SUPPLIED MATERIAL Start Marker

# Xharlie/BtcDet

Hardware: AMD Instinct MI355X
Metric: scenes/s fwd+bwd KITTI-Car bs=2/GPU (BtcDet hot path) (higher is better)
Workload: dtype f32

## Files before the change

btcdet_amd/_lib.py:

```python
import ctypes
import os

import numpy as np
import torch

_HERE = os.path.dirname(os.path.abspath(__file__))
LIB_PATH = os.path.join(_HERE, "libbtcdet_hip.so")
_lib = None

c_i32p = ctypes.POINTER(ctypes.c_int32)
c_f32p = ctypes.POINTER(ctypes.c_float)
vp = ctypes.c_void_p
ci = ctypes.c_int
sz = ctypes.c_size_t

MODE_SUBM, MODE_CONV, MODE_TRANSPOSE = 0, 1, 2


class BtcHipError(RuntimeError):
    pass


class BtcOccConfig(ctypes.Structure):
    _fields_ = [("batch", ctypes.c_int32), ("grid", ctypes.c_int32 * 3), ("sphere_grid", ctypes.c_int32 * 3),
# ... 102 lines not shown
    "btc_revoxelize_fill": (ci, [vp, vp, ci, ci, ci, c_i32p, ci, ci, vp, vp, vp, vp, sz, vp]),
    "btc_pass_occ_vox_ws_bytes": (sz, [ctypes.POINTER(BtcPovConfig), ci, ci]),
    "btc_pass_occ_vox_count": (ci, [ctypes.POINTER(BtcPovConfig), vp, vp, vp, vp, vp, vp, ci, ci, ci, vp, vp, sz, vp]),
    "btc_pass_occ_vox_fill": (ci, [ctypes.POINTER(BtcPovConfig), vp, ci, ci, ci, ci, ci, ci, vp, vp, vp, vp, vp, vp, sz, vp]),
    "btc_pass_occ_vox_fill_i32": (ci, [ctypes.POINTER(BtcPovConfig), vp, ci, ci, ci, ci, ci, ci, vp, vp, vp, vp, vp, vp, vp, vp, sz, vp]),
    "btc_occ_loss_ws_bytes": (sz, []),
    "btc_occ_loss_fwd": (ci, [vp, vp, vp, vp, vp, vp, vp, vp, ci, ctypes.c_longlong, ctypes.c_float, ctypes.c_float, ctypes.c_float, vp, vp, vp,
                              sz, vp]),
    "btc_occ_loss_bwd": (ci, [vp, vp, vp, vp, vp, vp, vp, vp, ci, ctypes.c_longlong, ctypes.c_float, vp, vp, vp, vp, vp]),
    "btc_occ_loss_fwd_total": (ci, [vp, vp, vp, vp, vp, vp, vp, vp, ci, ctypes.c_longlong, ctypes.c_float, ctypes.c_float, ctypes.c_float, vp, vp,
                                    vp, sz, vp]),
    "btc_occ_loss_bwd_total": (ci, [vp, vp, vp, vp, vp, vp, vp, vp, ci, ctypes.c_longlong, ctypes.c_float, vp, vp, vp, vp, vp]),
    "btc_dense_split_fwd": (ci, [vp, vp, ci, ci, ci, vp, vp, vp, vp]),
    "btc_occ_prob": (ci, [vp, vp, ci, ctypes.c_longlong, vp, vp]),
    "btc_dense_split_bwd": (ci, [vp, vp, vp, ci, ci, ci, vp, vp, vp]),
    "btc_cat_pad_fwd": (ci, [vp, ci, vp, ci, ctypes.c_longlong, ci, ci, vp, vp]),
    "btc_cat_pad_bwd": (ci, [vp, ci, ctypes.c_longlong, ci, vp, ci, vp, ci, vp]),
    "btc_sumsq2_ws_bytes": (sz, []),
    "btc_sumsq2_fwd": (ci, [vp, ctypes.c_longlong, ci, ctypes.c_double, vp, ctypes.c_longlong, ci, ctypes.c_double, vp, vp, sz, vp]),
    "btc_sumsq2_bwd": (ci, [vp, ctypes.c_longlong, ci, ctypes.c_float, vp, vp, ctypes.c_longlong, ci, ctypes.c_float, vp, vp, vp]),
    "btc_bn_ws_bytes": (sz, [ci]),
    "btc_bn_relu_fwd": (ci, [vp, ci, ci, vp, vp, vp, vp, vp, ctypes.c_float, ctypes.c_float, ci, ci, vp, vp, vp, vp, sz, vp]),
    "btc_spin": (ci, [ci, vp]),
    "btc_bn_relu_bwd": (ci, [vp, vp, vp, ci, ci, vp, vp, vp, ci, ci, vp, vp, vp, vp, sz, vp]),
    "btc_bn_relu_fwd_bf16": (ci, [vp, ci, ci, vp, vp, vp, vp, vp, ctypes.c_float, ctypes.c_float, ci, ci, vp, vp, vp, vp, sz, vp]),
    "btc_bn_relu_bwd_bf16": (ci, [vp, vp, vp, ci, ci, vp, vp, vp, ci, ci, vp, vp, vp, vp, sz, vp]),
    "btc_ball_query": (ci, [vp, vp, vp, vp, ci, ci, ctypes.c_float, ctypes.c_float, ci, vp, vp]),
    "btc_group_points": (ci, [vp, vp, vp, vp, ci, ci, ci, ci, vp, vp]),
    "btc_group_points_grad": (ci, [vp, vp, vp, vp, ci, ci, ci, ci, ci, vp, vp]),
    "btc_furthest_point_sampling": (ci, [vp, ci, ci, ci, vp, vp, vp]),
    "btc_three_nn": (ci, [vp, vp, vp, vp, ci, ci, vp, vp, vp]),
    "btc_three_interpolate": (ci, [vp, vp, vp, ci, ci, vp, vp]),
    "btc_three_interpolate_grad": (ci, [vp, vp, vp, ci, ci, ci, vp, vp]),
    "btc_bn_fuse_ws_bytes": (sz, []),
    "btc_conv_bn_relu_fwd": (ci, [ci, vp, vp, vp, vp, vp, ci, ci, ci, ci, vp, vp, vp, vp, vp, vp, ctypes.c_float, ctypes.c_float, ci, vp, vp, vp, vp, sz, vp, vp]),
    "btc_conv_bn_relu_fwd_src": (ci, [ci, vp, ctypes.c_longlong, vp, vp, vp, vp, ci, ci, ci, ci, vp, vp, vp, vp, vp, vp, ctypes.c_float, ctypes.c_float, ci, vp, vp, vp, vp, sz, vp, vp]),
    "btc_col_sum": (ci, [vp, ci, ci, vp, vp, sz, vp]),
    "btc_col_sum_bf16": (ci, [vp, ci, ci, vp, vp, sz, vp]),
    "btc_occ_targets_ws_bytes": (sz, [ctypes.POINTER(BtcOccConfig)]),
    "btc_occ_backproject_lut": (ci, [ctypes.POINTER(BtcOccConfig), vp, vp]),
    "btc_occ_targets": (ci, [ctypes.POINTER(BtcOccConfig), vp, vp, vp, ci, ci, ci, vp, vp, vp, vp, ci, vp, vp,
                             ctypes.POINTER(BtcOccBuffers), vp, sz, vp]),
}

EXPORTED_SYMBOLS = tuple(_SIGS.keys())

_INFER_SIGS = {
    "btc_conv_bn_eval_fwd": (ci, [ci, vp, ctypes.c_longlong, vp, vp, vp, vp, ci, ci, ci, ci, vp, vp, vp, vp, ctypes.c_float, ci, vp, vp]),
    "btc_det_select_nms_ws_bytes": (sz, [ci, ci]),
    "btc_det_select_nms": (ci, [vp, vp, ci, ci, ci, ci, ci, ctypes.c_float, ctypes.c_float, ci, ci, ci, vp, vp, vp, vp, sz, vp]),
    "btc_det_finish": (ci, [vp, vp, ci, ci, ci, ci, ci, ci, vp, vp, vp, vp, ci, vp, ci, ci, vp, ci, ci, c_f32p, ci, vp, vp, vp, vp, vp, vp]),
    "btc_occ_metrics_ws_bytes": (sz, [ci, ci]),
    "btc_occ_metrics": (ci, [vp, vp, vp, vp, ctypes.c_longlong, vp, vp, vp, ctypes.c_longlong, vp, vp, ci, ci, ci, vp, vp, sz, vp]),
    "btc_kitti_overlaps": (ci, [vp, vp, vp, vp, vp, c_i32p, ci, vp, vp, vp]),
    "btc_kitti_match_tp": (ci, [vp, vp, vp, vp, vp, vp, vp, c_i32p, ci, ci, ci, ci, ci, ci, vp, vp, vp]),
    "btc_kitti_match_stats_ws_bytes": (sz, [ci, ci, ci, ci, ci]),
    "btc_kitti_match_stats": (ci, [vp, vp, vp, vp, vp, vp, vp, vp, vp, vp, vp, c_i32p, ci, ci, ci, ci, ci, ci, ci, vp, vp, vp, sz, vp]),
}

INFER_EXPORTED_SYMBOLS = tuple(_INFER_SIGS.keys())

_AUGMENT_SIGS = {
    "btc_augment_ws_bytes": (sz, [ci, ci, ci]),
    "btc_augment_batch": (ci, [vp, ci, ci, vp, ci, vp, vp, vp, ctypes.c_longlong, vp, vp, vp, vp, ci, ctypes.c_longlong, vp, vp,
                               ctypes.c_longlong, vp, vp, vp, vp, sz, vp]),
    "btc_world_transform": (ci, [vp, ci, ci, vp, ci, vp, vp, vp, vp]),
}

AUGMENT_EXPORTED_SYMBOLS = tuple(_AUGMENT_SIGS.keys())

_BESTMATCH_SIGS = {
    "btc_place_templates": (ci, [vp, ctypes.c_longlong, vp, vp, vp, vp, vp, ci, ci, vp, vp, ctypes.c_longlong, ci, vp, vp]),
}

BESTMATCH_EXPORTED_SYMBOLS = tuple(_BESTMATCH_SIGS.keys())

_FRAMES_SIGS = {
    "btc_fov_crop_ws_bytes": (sz, [ci, ci]),
    "btc_fov_crop": (ci, [vp, ci, ci, vp, ci, vp, ci, vp, vp, vp, vp, sz, vp]),
}

FRAMES_EXPORTED_SYMBOLS = tuple(_FRAMES_SIGS.keys())


def lib():
    global _lib
    if _lib is None:
        if not os.path.exists(LIB_PATH):
            raise BtcHipError(
                f"{LIB_PATH} not found: build it with `python -c 'import __graft_entry__ as g; g.build()'` "
                f"or `make -C btcdet_amd/csrc` (there is no CPU fallback for the hot path)")
        L = ctypes.CDLL(LIB_PATH)
        for name, (res, args) in (list(_SIGS.items()) + list(_INFER_SIGS.items()) + list(_AUGMENT_SIGS.items()) + list(_BESTMATCH_SIGS.items()) +
                                  list(_FRAMES_SIGS.items())):
            fn = getattr(L, name)
            fn.restype = res
            fn.argtypes = args
        for kv in filter(None, os.environ.get("BTC_TUNE", "").split(",")):
            k, v = kv.split("=")
            if L.btc_tune_set(int(k), int(v)) != 0:
                raise BtcHipError("BTC_TUNE: bad entry %r" % kv)
        _lib = L
    return _lib


_fast = False


def fast():
    global _fast
    if _fast is False:
        _fast = None
        if os.environ.get("BTC_FASTPATH", "1") != "0":
            try:
                lib()
                from . import _btcfast
                if _btcfast.abi_version() == lib().btc_version():
                    _fast = _btcfast
            except ImportError:
                _fast = None
    return _fast


def check(rc, what):
    if rc != 0:
        msg = lib().btc_last_error().decode("utf-8", "replace")
        raise BtcHipError(f"{what} failed (code {rc}): {msg}")


_raw_stream = torch._C._cuda_getCurrentRawStream
_cur_device = torch._C._cuda_getDevice


def stream_ptr():
    return _raw_stream(_cur_device())


def ptr(t):
    if t is None:
        return None
    if not (t.is_cuda and t.is_contiguous()):
        raise BtcHipError("expected a contiguous tensor on the GPU (HIP) device")
    return t.data_ptr()


_I3_CACHE = {}


def i3(v):
    if isinstance(v, (int, np.integer)):
        key = (int(v),) * 3
    else:
        key = tuple(int(x) for x in np.asarray(v).reshape(-1))
        if len(key) != 3:
            raise BtcHipError(f"expected 3 values, got {v!r}")
    a = _I3_CACHE.get(key)
    if a is None:
        a = np.ascontiguousarray(np.array(key, dtype=np.int32))
        a.setflags(write=False)
        a_ptr = a.ctypes.data_as(c_i32p)
        _I3_CACHE[key] = a
        _I3P_CACHE[id(a)] = (a, a_ptr)
    return a


_I3P_CACHE = {}


def i3p(a):
    hit = _I3P_CACHE.get(id(a))
    if hit is not None and hit[0] is a:
        return hit[1]
    return a.ctypes.data_as(c_i32p)
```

SUPPLIED MATERIAL End Marker

**PROMPT**: Looking at the records above, tally the lines holding "keys" and reply with that number only.

**ANSWER TO THIS PROBLEM**: 5